• [DIRECTIONS]:
Every line that contains the word "template" is to be copied from the listing.
◆ ◆ ◆ ◆ ◆ ◆ ◆
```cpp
template <class C, bool PROF = false, bool PARTIAL = false>
__global__ __launch_bounds__(C::NT) __attribute__((amdgpu_waves_per_eu(2, 2)))
void fused_block_lb_kernel(LbStageArgs sa, int B, unsigned long long *prof = nullptr) {
    unsigned long long pt_[5] = {0, 0, 0, 0, 0}, tk = PROF ? __builtin_amdgcn_s_memtime() : 0ull;
    __shared__ __attribute__((aligned(16))) unsigned smem[C::LDS_DW];
    lb_stage<C, void, true, PROF, C::FACE_DW, true, PARTIAL>(smem, sa, B, pt_, tk);
    if (PROF && (threadIdx.x & 63) == 0) {
        for (int i = 0; i < 5; ++i) atomicAdd(&prof[i], pt_[i]);
        atomicAdd(&prof[7], 1ull);
    }
}

using L8 = LbCfg<      64, 384,  64, true,  2, 3>;
using L11 = LbCfg<     64, 384,  96, false, 2, 3>;
using L12 = LbCfg<     96, 576,  96, true,  1, 3>;
using L14 = LbCfg<     96, 576, 160, false, 1, 2, 2, true>;

struct LbChainArgs { LbStageArgs s[8]; };
constexpr int kChainFaceDw = L7::FACE_DW;
static_assert(L8::FACE_DW <= kChainFaceDw && L11::FACE_DW <= kChainFaceDw && L12::FACE_DW <= kChainFaceDw && L14::FACE_DW <= kChainFaceDw,
              "every stage reuses the fragment buffers of the first");
constexpr int kChainLdsDw = L8::FPW * kChainFaceDw + L8::NW * L8::TB_DW;
static_assert(2 * kChainLdsDw * 4 <= 160 * 1024, "two workgroups per CU");

template <int NG, int KE, int MT>
__device__ __forceinline__ void lb_touch_stage(const LbStageArgs &sa, unsigned gi, unsigned nth, unsigned &sink) {
    l2_touch(sa.Weh, NG * KE * 4096u, gi, nth, sink);
    l2_touch(sa.Wlb, NG * MT * 2048u, gi, nth, sink);
    l2_touch(sa.Tlb, NG * 12u * 32u * 4u, gi, nth, sink);
}
template <bool WITH7, bool WITH14>
__global__ __launch_bounds__(L8::NT) __attribute__((amdgpu_waves_per_eu(2, 2)))
void fused_chain_lb_kernel(LbChainArgs ca, int B) {
    unsigned long long pt_[5] = {0, 0, 0, 0, 0}, tk = 0;
    __shared__ __attribute__((aligned(16))) unsigned smem[kChainLdsDw];
    unsigned sink = 0;
    const unsigned gi = (blockIdx.x >> 3) * (unsigned)L8::NT + threadIdx.x, nth = ((gridDim.x + 7) >> 3) * (unsigned)L8::NT;
    if (WITH7) lb_touch_stage<L7::NG, 1, L7::MT>(ca.s[0], gi, nth, sink);
    lb_touch_stage<L8::NG, L8::KE, L8::MT>(ca.s[1], gi, nth, sink);
    lb_touch_stage<L8::NG, L8::KE, L8::MT>(ca.s[2], gi, nth, sink);
    lb_touch_stage<L8::NG, L8::KE, L8::MT>(ca.s[3], gi, nth, sink);
    lb_touch_stage<L11::NG, L11::KE, L11::MT>(ca.s[4], gi, nth, sink);
    lb_touch_stage<L12::NG, L12::KE, L12::MT>(ca.s[5], gi, nth, sink);
    lb_touch_stage<L12::NG, L12::KE, L12::MT>(ca.s[6], gi, nth, sink);
    if (WITH14) lb_touch_stage<L14::NG, L14::KE, L14::MT>(ca.s[7], gi, nth, sink);
    if constexpr (WITH7) {
        lb7_stage<L8, false, kChainFaceDw>(smem, ca.s[0], B, pt_, tk);
        lb_stage<L8, L8, false, false, kChainFaceDw>(smem, ca.s[1], B, pt_, tk);
    } else
        lb_stage<L8, L8, true, false, kChainFaceDw>(smem, ca.s[1], B, pt_, tk);
    lb_stage<L8, L8, false, false, kChainFaceDw>(smem, ca.s[2], B, pt_, tk);
    lb_stage<L8, L11, false, false, kChainFaceDw>(smem, ca.s[3], B, pt_, tk);
    lb_stage<L11, L12, false, false, kChainFaceDw>(smem, ca.s[4], B, pt_, tk);
    lb_stage<L12, L12, false, false, kChainFaceDw>(smem, ca.s[5], B, pt_, tk);
    if constexpr (WITH14) {
        lb_stage<L12, L14, false, false, kChainFaceDw, false>(smem, ca.s[6], B, pt_, tk);
        lb_stage<L14, void, false, false, kChainFaceDw>(smem, ca.s[7], B, pt_, tk);
    } else
        lb_stage<L12, void, false, false, kChainFaceDw>(smem, ca.s[6], B, pt_, tk);
    l2_touch_done(sink);
}

constexpr int cmax4(int a, int b, int c, int d) { return (a > b ? a : b) > (c > d ? c : d) ? (a > b ? a : b) : (c > d ? c : d); }

using L8e = LbCfg<     64, 384,  64, true,  2, 3, 1, false, 8>;
using L11e = LbCfg<    64, 384,  96, false, 2, 3, 1, false, 8>;
using L12e = LbCfg<    96, 576,  96, true,  1, 3, 1, false, 8>;
using L14e = LbCfg<    96, 576, 160, false, 1, 2, 1, true, 8>;
constexpr int kChainXfDwE = cmax4(L7::XF_DW, L8e::XF_DW, L12e::XF_DW, L14e::XF_DW);
constexpr int kChainRedDwE = cmax4(L8e::RED_DW, L11e::RED_DW, L12e::RED_DW, L14e::RED_DW);
constexpr int kRedOffE = kChainXfDwE;
constexpr int kFaceDwE = kChainXfDwE + kChainRedDwE;
constexpr int kLdsDwE = kFaceDwE + L8e::NW * L8e::TB_DW;
static_assert(kLdsDwE * 4 <= 160 * 1024, "one workgroup per CU");
template <bool WITH7 = false>
__global__ __launch_bounds__(L8e::NT) __attribute__((amdgpu_waves_per_eu(2, 2)))
void fused_chain_lb_small8_kernel(LbChainArgs ca, int B) {
    unsigned long long pt_[5] = {0, 0, 0, 0, 0}, tk = 0;
    __shared__ __attribute__((aligned(16))) unsigned smem[kLdsDwE];
    if constexpr (WITH7) {
        lb7_stage8<L8e, kFaceDwE>(smem, ca.s[0], B);
        lb_stage<L8e, L8e, false, false, kFaceDwE, true, false, kRedOffE>(smem, ca.s[1], B, pt_, tk);
    } else
    lb_stage<L8e, L8e, true, false, kFaceDwE, true, false, kRedOffE>(smem, ca.s[1], B, pt_, tk);
    lb_stage<L8e, L8e, false, false, kFaceDwE, true, false, kRedOffE>(smem, ca.s[2], B, pt_, tk);
    lb_stage<L8e, L11e, false, false, kFaceDwE, true, false, kRedOffE>(smem, ca.s[3], B, pt_, tk);
    lb_stage<L11e, L12e, false, false, kFaceDwE, true, false, kRedOffE>(smem, ca.s[4], B, pt_, tk);
    lb_stage<L12e, L12e, false, false, kFaceDwE, true, false, kRedOffE>(smem, ca.s[5], B, pt_, tk);
    lb_stage<L12e, L14e, false, false, kFaceDwE, false, false, kRedOffE>(smem, ca.s[6], B, pt_, tk);
    lb_stage<L14e, void, false, false, kFaceDwE, true, false, kRedOffE>(smem, ca.s[7], B, pt_, tk);
}

template <class C>
__global__ __launch_bounds__(256) void lb_reduce_kernel(const float *__restrict__ part, int S, const float *__restrict__ Tlb,
                                                        const float *__restrict__ p_shift, const float *__restrict__ X,
                                                        float *__restrict__ Y, int B) {
    constexpr int C4 = C::COUT / 4;
    const long idx = (long)blockIdx.x * 256 + threadIdx.x, total = (long)B * C::PIXO * C4;
    if (idx >= total) return;
    const int c4 = (int)(idx % C4);
    const float inv_p = Tlb[11 * 32 + 1];
    f32x4 a = *(const f32x4 *)&part[(size_t)idx * 4];
    for (int sl = 1; sl < S; ++sl) a += *(const f32x4 *)&part[((size_t)sl * total + idx) * 4];
    f32x4 v = a * inv_p + *(const f32x4 *)&p_shift[4 * c4];
    if (C::RES) v += *(const f32x4 *)&X[(size_t)idx * 4];
    *(f32x4 *)&Y[(size_t)idx * 4] = v;
}

template <class C>
static bool launch_lb_sliced(const FusedBlockArgs &a, int B, hipStream_t s) {
    if (!a.scratch || a.prof) return false;
    const int wg = (B + C::FPW - 1) / C::FPW;
    int S = 0;
    for (int d = 2; d <= C::NG / 2; ++d)
        if (C::NG % d == 0) { S = d; if (wg * d >= 256) break; }
    if (S < 2 || (size_t)S * B * C::PIXO * C::COUT > a.scratch_floats) return false;
    LbStageArgs sa{a.X, a.Alb_e, a.Tlb, a.Alb_p, a.p_shift, a.Y};
    sa.part = a.scratch; sa.gsl = C::NG / S;
    fused_block_lb_kernel<C, false, true><<<dim3(wg, S), C::NT, 0, s>>>(sa, B);
    const long total = (long)B * C::PIXO * (C::COUT / 4);
    lb_reduce_kernel<C><<<(int)((total + 255) / 256), 256, 0, s>>>(a.scratch, S, a.Tlb, a.p_shift, a.X, a.Y, B);
    return true;
}

template <class C>
static void launch_lb(const FusedBlockArgs &a, int B, hipStream_t s) {
    const int grid = (B + C::FPW - 1) / C::FPW;
    const LbStageArgs sa{a.X, a.Alb_e, a.Tlb, a.Alb_p, a.p_shift, a.Y};
    if (a.prof) fused_block_lb_kernel<C, true><<<grid, C::NT, 0, s>>>(sa, B, a.prof);
    else fused_block_lb_kernel<C><<<grid, C::NT, 0, s>>>(sa, B);
}

constexpr int kChainMin = 384;
constexpr int kSmallChainMax = 256;
static bool small_f7() {
    static const bool on = test_knob("small_f7", 1) != 0;
    return on;
}
int lb_chain_mode(int B, bool small) {
    static const int chain = (int)test_knob("lb_chain", 3);
    if (chain <= 0) return 0;
    if (B < kChainMin) return (small && B <= kSmallChainMax) ? (small_f7() ? 3 : 2) : 0;
    return chain > 3 ? 3 : chain;
// ... 57 lines not shown
```

Before: 1.022 million.

## Prefetch next stage's first weights and table during each stage's last group

In the fused chain kernel, each stage's last group is peeled so it can issue buffer loads for the next stage's first expand fragments and table into a shared register struct. The next stage then skips its own cold prologue fetch. This is meant to hide the global-load latency at stage boundaries behind the tail of the previous stage. To make room, the exchange buffer is moved behind the fragment area (RED_OFF offsets) and the chain's face buffer size becomes a max over stages. The cost is more register pressure and an LDS layout that now depends on the offset bounds being correct.

```diff
diff --git a/synergynet_amd/csrc/fused_block_lb.hip b/synergynet_amd/csrc/fused_block_lb.hip
--- a/synergynet_amd/csrc/fused_block_lb.hip
+++ b/synergynet_amd/csrc/fused_block_lb.hip
@@ -2,6 +2,7 @@
 
 #include <cstdio>
 #include <cstdlib>
+#include <type_traits>
 
 namespace syn {
 
@@ -99,6 +100,12 @@
 
 #define SYNL_LAP(i) do { if (PROF) { tn = __builtin_amdgcn_s_memtime(); pt_[i] += tn - tk; tk = tn; } } while (0)
 
+struct LbWarm {
+    f32x4 tv[2];
+    u32x4 Ae[2][2][2];
+};
+struct LbNoNext { static constexpr int TB_DW = 12 * 32, NS = 2, EPF = 1, KE = 1; };
+
 struct LbStageArgs {
     const float *X;
     const unsigned *Weh;
@@ -110,8 +117,12 @@
     int gsl = 0;
 };
 
-template <class C, class CN, bool FIRST, bool PROF, int FACE_DW, bool STORE = true, bool PARTIAL = false, int RED_OFF = 0>
-__device__ __forceinline__ void lb_stage(unsigned *smem, const LbStageArgs &sa, int B, unsigned long long (&pt_)[5], unsigned long long &tk) {
+template <class C, class CN, bool FIRST, bool PROF, int FACE_DW, bool STORE = true, bool PARTIAL = false, int RED_OFF = 0, bool WIN = false, bool WOUT = false>
+__device__ __forceinline__ void lb_stage(unsigned *smem, const LbStageArgs &sa, int B, unsigned long long (&pt_)[5], unsigned long long &tk, LbWarm &wm,
+                                         const LbStageArgs *nx = nullptr) {
+    static_assert(!WOUT || (!__is_same(CN, void) && !PARTIAL && C::NS == 2 && C::NG % C::NS == 0), "the peeled group hands its registers to a next stage of the two-stream chain");
+    static_assert(!WIN || (!FIRST && !PARTIAL), "a warm stage has a predecessor in its launch");
+    using CW = std::conditional_t<__is_same(CN, void), LbNoNext, CN>;
     unsigned long long tn = 0;
     const float *__restrict__ X = sa.X;
     const unsigned *__restrict__ Weh = sa.Weh, *__restrict__ Wlb = sa.Wlb;
@@ -196,7 +207,7 @@
     const __amdgpu_buffer_rsrc_t rs_p = __builtin_amdgcn_make_buffer_rsrc(const_cast<unsigned *>(Wlb), 0, 0x7fffffff, 0x00027000);
     const __amdgpu_buffer_rsrc_t rs_t = __builtin_amdgcn_make_buffer_rsrc(const_cast<float *>(Tlb), 0, 0x7fffffff, 0x00027000);
     const unsigned l16 = lane * 16;
-    f32x4 tv[2];
+    f32x4 (&tv)[2] = wm.tv;
     auto fetch_t = [&](int G) __attribute__((always_inline)) {
         tv[0] = bload4f(rs_t, l16, G * (C::TB_DW * 4));
         tv[1] = bload4f(rs_t, l16 & 511, G * (C::TB_DW * 4) + 1024);
@@ -206,7 +217,8 @@
         *(f32x4 *)&Tb[256 + (l4 & 127)] = tv[1];
     };
     const float c6e = Tlb[11 * 32], inv_p = Tlb[11 * 32 + 1];
-    u32x4 Ae[C::EPF == 1 ? 2 : KE][2][2];
+    static_assert((C::EPF == 1 ? 2 : KE) == 2, "two k32 slots of expand fragments (LbWarm)");
+    u32x4 (&Ae)[2][2][2] = wm.Ae;
     auto fetch_e = [&](int G, int kc) __attribute__((always_inline)) {
 #pragma unroll
         for (int t = 0; t < 2; ++t)
@@ -215,14 +227,30 @@
                 Ae[kc % (C::EPF == 1 ? 2 : KE)][t][p] = bload4(rs_e, l16, G * (2 * KE * 2048) + ((t * KE + kc) * 2 + p) * 1024);
     };
     const int gb = PARTIAL ? (int)blockIdx.y * sa.gsl : 0, gend = PARTIAL ? gb + sa.gsl : C::NG;
-    fetch_t(gb + st);
-#pragma unroll
-    for (int kc = 0; kc < C::EPF; ++kc) fetch_e(gb + st, kc);
+    if (!WIN) {
+        fetch_t(gb + st);
+#pragma unroll
+        for (int kc = 0; kc < C::EPF; ++kc) fetch_e(gb + st, kc);
+    }
     park_t();
     __syncthreads();
     SYNL_LAP(0);
 
-    for (int G = gb + st; G < gend; G += C::NS) {
+    auto group = [&](const int G, auto lastc) __attribute__((always_inline)) {
+        constexpr bool LASTG = decltype(lastc)::value;
+        const bool more = WOUT ? !LASTG : G + C::NS < gend;
+        auto fetch_next_e = [&]() __attribute__((always_inline)) {
+            if constexpr (WOUT) {
+                const __amdgpu_buffer_rsrc_t rs_en = __builtin_amdgcn_make_buffer_rsrc(const_cast<unsigned *>(nx->Weh), 0, 0x7fffffff, 0x00027000);
+#pragma unroll
+                for (int kc = 0; kc < CW::EPF; ++kc)
+#pragma unroll
+                    for (int t = 0; t < 2; ++t)
+#pragma unroll
+                        for (int p = 0; p < 2; ++p)
+                            Ae[kc % 2][t][p] = bload4(rs_en, l16, st * (2 * CW::KE * 2048) + ((t * CW::KE + kc) * 2 + p) * 1024);
+            }
+        };
         f32x4 D[2][4];
 #pragma unroll
         for (int t = 0; t < 2; ++t) {
@@ -245,10 +273,11 @@
                 SYNL_FENCE();
             }
         }
-        if (C::EPF == KE && G + C::NS < gend) {
+        if (C::EPF == KE && more) {
 #pragma unroll
             for (int kc = 0; kc < C::EPF; ++kc) fetch_e(G + C::NS, kc);
         }
+        if constexpr (C::EPF == KE && LASTG) fetch_next_e();
         SYNL_FENCE();
         SYNL_LAP(1);
         constexpr int RING = C::S2 ? 4 : C::PPF + 1;
@@ -319,7 +348,6 @@
             SYNL_FENCE();
         }
         SYNL_LAP(2);
-        const bool more = G + C::NS < gend;
 #pragma unroll
         for (int i = 1; i < C::PPF; ++i)
             if (i < MT) fetch_p(i);
@@ -330,6 +358,13 @@
                 for (int kc = 0; kc < C::EPF; ++kc) fetch_e(G + C::NS, kc);
             }
         }
+        if constexpr (LASTG) {
+            static_assert(CW::TB_DW == C::TB_DW && !C::TLATE, "the next stage's table in this stage's registers");
+            const __amdgpu_buffer_rsrc_t rs_tn = __builtin_amdgcn_make_buffer_rsrc(const_cast<float *>(nx->Tlb), 0, 0x7fffffff, 0x00027000);
+            tv[0] = bload4f(rs_tn, l16, st * (C::TB_DW * 4));
+            tv[1] = bload4f(rs_tn, l16 & 511, st * (C::TB_DW * 4) + 1024);
+            if (C::EPF != KE) fetch_next_e();
+        }
         if constexpr (C::S2) {
             static_assert(!C::S2 || (C::PPF == 2 && MT % 2 == 0), "output tiles in pairs, two tiles fetched ahead");
 #pragma unroll
@@ -356,6 +391,12 @@
             park_t();
         }
         SYNL_LAP(3);
+    };
+    if constexpr (WOUT) {
+        for (int G = st; G < C::NG - C::NS; G += C::NS) group(G, std::false_type{});
+        group(C::NG - C::NS + st, std::true_type{});
+    } else {
+        for (int G = gb + st; G < gend; G += C::NS) group(G, std::false_type{});
     }
 
     float *Red = reinterpret_cast<float *>(Xf + RED_OFF);
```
◆ ◆ ◆ ◆ ◆ ◆ ◆
• [YOUR SOLUTION]:
template <class C, bool PROF = false, bool PARTIAL = false>
template <int NG, int KE, int MT>
template <bool WITH7, bool WITH14>
template <bool WITH7 = false>
template <class C>
template <class C>
template <class C>
-template <class C, class CN, bool FIRST, bool PROF, int FACE_DW, bool STORE = true, bool PARTIAL = false, int RED_OFF = 0>
+template <class C, class CN, bool FIRST, bool PROF, int FACE_DW, bool STORE = true, bool PARTIAL = false, int RED_OFF = 0, bool WIN = false, bool WOUT = false>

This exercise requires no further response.